- WORK TASK -
For this exercise, copy out each line of the material below that includes "fail".

- EXERCISE DATA -
#include "bo_tree.h"
#include "bo_fastw.h"
#include "bo_info.h"
#include "bo_select_wide.h"
#include "bo_replay.h"
#include "bo_train.h"
#include "bo_metrics.h"
#include "bo_pgn.h"
#include "bo_san.h"
#include "bo_analyse.h"
#include "bo_reanalyse.h"
#include "bo_perft.h"
#include "bo_mate.h"
#include "bo_anchor.h"
#include "bo_book.h"
#include "bo_merge.h"
#include "bo_tb.h"
#include "bo_nn_fused.h"
#include "bo_conv.h"
#include "bo_tower.h"
#include "bo_tower_wg.h"
#include "bo_tower_h.h"
// ... 202 lines not shown
    e->fast = fast;
    double per_sim = 1.0;
    for (int k = 1; k <= cfg->mcts_batch_size; k++) {
        const double r = (double)(int)(cfg->widen_coeff * sqrt((double)k)) / (double)k;
        if (r > per_sim) per_sim = r;
    }
    c.NCAP = fast ? 2 : (int)ceil(c.S * per_sim) + 2 * root_m + 4;
    c.nstride = c.NCAP;
    c.PLY_CAP = cfg->max_plies; c.TRK_CAP = cfg->max_plies;
    c.UL_MAX = fast ? 1 : c.B; c.CH_MAX = ch_max < 1 ? 1 : ch_max;
    c.cpuct = (float)cfg->cpuct;
    c.keep = (float)(1.0 - cfg->dirichlet_epsilon);
    c.eps = cfg->dirichlet_epsilon;
    c.use_noise = cfg->dirichlet_alpha > 0 ? 1 : 0;
    c.root_m = root_m;
    c.profile = 0;
    { const char *v = getenv("BETAONE_BURST_TWO_PATHS"); c.burst_two = (v && v[0] == '0') ? 0 : 1; }
    c.root_q = 0;
    const size_t G = (size_t)c.G, N = G * (size_t)c.NCAP;
    Eng &d = e->d;
    int rc = 0;
    float *sq = nullptr, *rcp = nullptr; int *wl = nullptr;
    rc |= e->alloc(&sq, (size_t)c.S + 2); rc |= e->alloc(&wl, (size_t)c.B + 1); rc |= e->alloc(&rcp, (size_t)c.S + 3);
    int **iscal[] = {&d.sims_done, &d.n_nodes, &d.rows, &d.n_runs, &d.n_ul, &d.req_nlegal, &d.status,
                     &d.trk_n, &d.n_hist, &d.ctx_mode, &d.root_nch, &d.stat_evals,
                     &d.stat_flushes, &d.stat_term_sims, &d.stat_levels, &d.stat_children_scanned, &e->d_go, &e->d_action};
    for (int **p : iscal) rc |= e->alloc(p, G);
    const size_t res_ints = G * (4 + 2 * (size_t)BO_RES_CAP) + 4, info_ints = G * 18;
    rc |= e->alloc(&e->d_res_blk, res_ints); rc |= e->alloc(&e->d_info_blk, info_ints);
    if (!rc) {
        d.res_n = e->d_res_blk; d.res_best_idx = e->d_res_blk + G; d.res_best_mv = e->d_res_blk + 2 * G; d.res_total = e->d_res_blk + 3 * G;
        d.res_idx = e->d_res_blk + 4 * G; d.res_val = reinterpret_cast<float *>(e->d_res_blk + 4 * G + G * BO_RES_CAP);
        d.res_watch = e->d_res_blk + G * (4 + 2 * (size_t)BO_RES_CAP); d.watch = nullptr; d.watch_n = 1;
        d.phase = e->d_info_blk; d.req_node = e->d_info_blk + G; d.root_nlegal = e->d_info_blk + 2 * G; d.root_term = e->d_info_blk + 3 * G;
        d.ply = e->d_info_blk + 4 * G;
        e->d_turn_action = e->d_info_blk + 5 * G; e->d_turn_state = e->d_info_blk + 6 * G; e->d_turn_cres = e->d_info_blk + 7 * G;
        e->d_turn_rv = reinterpret_cast<float *>(e->d_info_blk + 15 * G); e->d_turn_resigned = e->d_info_blk + 16 * G;
        e->d_turn_rnext = e->d_info_blk + 17 * G;
        rt_memset(e->d_res_blk, 0, res_ints * 4, nullptr); rt_memset(e->d_info_blk, 0, info_ints * 4, nullptr);
    }
    rc |= rt_host_alloc((void **)&e->h_res, res_ints * 4); rc |= rt_host_alloc((void **)&e->h_info, info_ints * 4);
    rc |= rt_host_alloc((void **)&e->h_noise, G * BO_MAX_MOVES * sizeof(double)); rc |= rt_host_alloc((void **)&e->h_go, G * 4);
    rc |= rt_host_alloc((void **)&e->h_action, 2 * G * 4);
    rc |= rt_host_alloc((void **)&e->h_turn_u, G * sizeof(double)); rc |= rt_host_alloc((void **)&e->h_turn_flags, G * 4);
    rc |= e->alloc(&e->d_turn_pw, (size_t)cfg->num_simulations + 1);
    { const char *v = getenv("BETAONE_TURN_COPIES"); e->ship = !(v && v[0] == '1'); }
// ... 35 lines not shown
        rc |= e->alloc(&st, (size_t)BO_FW_SQRT_TAB); rc |= e->alloc(&rt, (size_t)BO_FW_RCP_TAB);
        if (!rc) {
            std::vector<float> hs2(BO_FW_SQRT_TAB), hr2(BO_FW_RCP_TAB, 0.0f);
            for (int n = 0; n < BO_FW_SQRT_TAB; n++) hs2[n] = (float)sqrt((double)n);
            for (int k = 1; k < BO_FW_RCP_TAB; k++) hr2[k] = (float)(1.0 / (double)k);
            rt_h2d(st, hs2.data(), hs2.size() * sizeof(float), nullptr); rt_h2d(rt, hr2.data(), hr2.size() * sizeof(float), nullptr);
            rt_sync(nullptr);
            f.sqrt_tab = st; f.rcp_tab = rt;
            rt_memset(f.ctl, 0, G * (size_t)f.CS * 4, nullptr);
            rt_memset(f.played_now, 0, G * 4, nullptr);
            rt_memset(f.row_val, 0, G * L * 4, nullptr);
            d.played_now = f.played_now;
        }
    }
    if (rc) { bo_engine_destroy(e); return fail(BO_E_HIP, "device allocation failed"); }
    std::vector<float> hs((size_t)c.S + 2);
    for (int n = 0; n < c.S + 2; n++) hs[n] = (float)sqrt((double)n + 1e-8);
    std::vector<int> hw((size_t)c.B + 1);
    for (int k = 0; k <= c.B; k++) hw[k] = (int)(cfg->widen_coeff * sqrt((double)k));
    std::vector<float> hr((size_t)c.S + 3, 0.0f);
    for (int n = 1; n < c.S + 3; n++) hr[n] = (float)(1.0 / (double)n);
    rt_h2d(rcp, hr.data(), hr.size() * sizeof(float), nullptr);
    d.rcp_lut = rcp;
    rt_h2d(sq, hs.data(), hs.size() * sizeof(float), nullptr);
    rt_h2d(wl, hw.data(), hw.size() * sizeof(int), nullptr);
    d.sqrt_lut = sq; d.widen_lut = wl;
    for (int **p : iscal) rt_memset(*p, 0, G * sizeof(int), nullptr);
    rt_memset(d.noise, 0, G * BO_MAX_MOVES * sizeof(double), nullptr);
    rt_sync(nullptr);
    e->h_i32.resize(G);
    e->rng.resize(G);
    for (size_t g = 0; g < G; g++) hr_seed(&e->rng[g], (uint32_t)g);
    memset(e->h_noise, 0, G * BO_MAX_MOVES * sizeof(double));
    e->h_nl.resize(G); e->h_term.resize(G);
    *out = e;
    return BO_OK;
}

extern "C" void bo_engine_destroy(bo_engine *e) {
    if (!e) return;
    rt_set_device(e->device);
    for (void *p : e->allocs) rt_free(p);
    rt_host_free(e->h_res); rt_host_free(e->h_info); rt_host_free(e->h_noise); rt_host_free(e->h_go); rt_host_free(e->h_action);
    rt_host_free(e->h_turn_u); rt_host_free(e->h_turn_flags);
    if (e->ev_turn_made) rt_event_destroy(e->ev_turn);
    for (int i = 0; i < 2; i++) if (e->ev_action_made[i]) rt_event_destroy(e->ev_action[i]);
// ... 191 lines not shown
static int step_launch(bo_engine *e, const float *policy_dev, const float *value_dev, int policy_kind, float *nn_in_dev, void *stream, const StepTail &vt) {
    e->prefetch_valid = false;
    if (e->fast) {
        const int rows = e->d.c.G * e->f.L;
        if (policy_kind != BO_POLICY_NONE) RT(RT_LAUNCH(bo_k_fw_apply, rows, stream, e->d, e->f, policy_dev, value_dev, policy_kind));
#if !defined(BO_WAVE_EMU)
        if (e->sel_profile) {
            if (!e->sel_ev0) { RT((int)hipEventCreate(&e->sel_ev0)); RT((int)hipEventCreate(&e->sel_ev1)); }
            if (e->sel_pending) {
                float ms = 0.0f;
                RT((int)hipEventSynchronize(e->sel_ev1));
                RT((int)hipEventElapsedTime(&ms, e->sel_ev0, e->sel_ev1));
                e->sel_ms += ms; e->sel_launches++; e->sel_pending = 0;
            }
            RT((int)hipEventRecord(e->sel_ev0, (hipStream_t)stream));
        }
#endif
        RT(launch_fw_select(e, policy_kind != BO_POLICY_NONE ? e->f.row_val : value_dev, policy_kind, stream));
#if !defined(BO_WAVE_EMU)
        if (e->sel_profile) { RT((int)hipEventRecord(e->sel_ev1, (hipStream_t)stream)); e->sel_pending = 1; }
#endif
        RT(RT_LAUNCH(bo_k_fw_leaf, rows, stream, e->d, e->f, nn_in_dev));
    } else {
        if (e->d.tb_n > 0 && (e->d.tb_flags & TBF_SEARCH)) RT(RT_LAUNCH(bo_k_step_tb, e->d.c.G, stream, e->d, policy_dev, value_dev, policy_kind, nn_in_dev, vt));
        else RT(RT_LAUNCH(bo_k_step, e->d.c.G, stream, e->d, policy_dev, value_dev, policy_kind, nn_in_dev, vt));
    }
    return BO_OK;
}
extern "C" int bo_step(bo_engine *e, const float *policy_dev, const float *value_dev, int policy_kind, float *nn_in_dev,
                       void *stream) {
    if (!e || !nn_in_dev) return fail(BO_E_ARG, "null argument");
    if (policy_kind != BO_POLICY_NONE && (!policy_dev || !value_dev)) return fail(BO_E_ARG, "policy/value required");
    return step_launch(e, policy_dev, value_dev, policy_kind, nn_in_dev, stream, StepTail{nullptr, nullptr, nullptr, nullptr, 0});
}
extern "C" int bo_step_heads(bo_engine *e, const float *logits_dev, const float *vpart_dev, const float *b1_dev, const float *w2_dev,
                             const float *b2_dev, int rows, float *nn_in_dev, void *stream) {
    if (!e || !nn_in_dev || !logits_dev || !vpart_dev || !b1_dev || !w2_dev || !b2_dev) return fail(BO_E_ARG, "null argument");
    if (e->fast) return fail(BO_E_CONFIG, "bo_step_heads: the reference-semantics search only (fast mode evaluates rows, not games)");
    if (rows < e->d.c.G) return fail(BO_E_ARG, "bo_step_heads: the partial sums must hold a row per game (rows >= G)");
    return step_launch(e, logits_dev, nullptr, BO_POLICY_LOGITS, nn_in_dev, stream, StepTail{vpart_dev, b1_dev, w2_dev, b2_dev, rows});
}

- RESPONSE FOR THIS EXERCISE -
    if (rc) { bo_engine_destroy(e); return fail(BO_E_HIP, "device allocation failed"); }
    if (!e || !nn_in_dev) return fail(BO_E_ARG, "null argument");
    if (policy_kind != BO_POLICY_NONE && (!policy_dev || !value_dev)) return fail(BO_E_ARG, "policy/value required");
    if (!e || !nn_in_dev || !logits_dev || !vpart_dev || !b1_dev || !w2_dev || !b2_dev) return fail(BO_E_ARG, "null argument");
    if (e->fast) return fail(BO_E_CONFIG, "bo_step_heads: the reference-semantics search only (fast mode evaluates rows, not games)");
    if (rows < e->d.c.G) return fail(BO_E_ARG, "bo_step_heads: the partial sums must hold a row per game (rows >= G)");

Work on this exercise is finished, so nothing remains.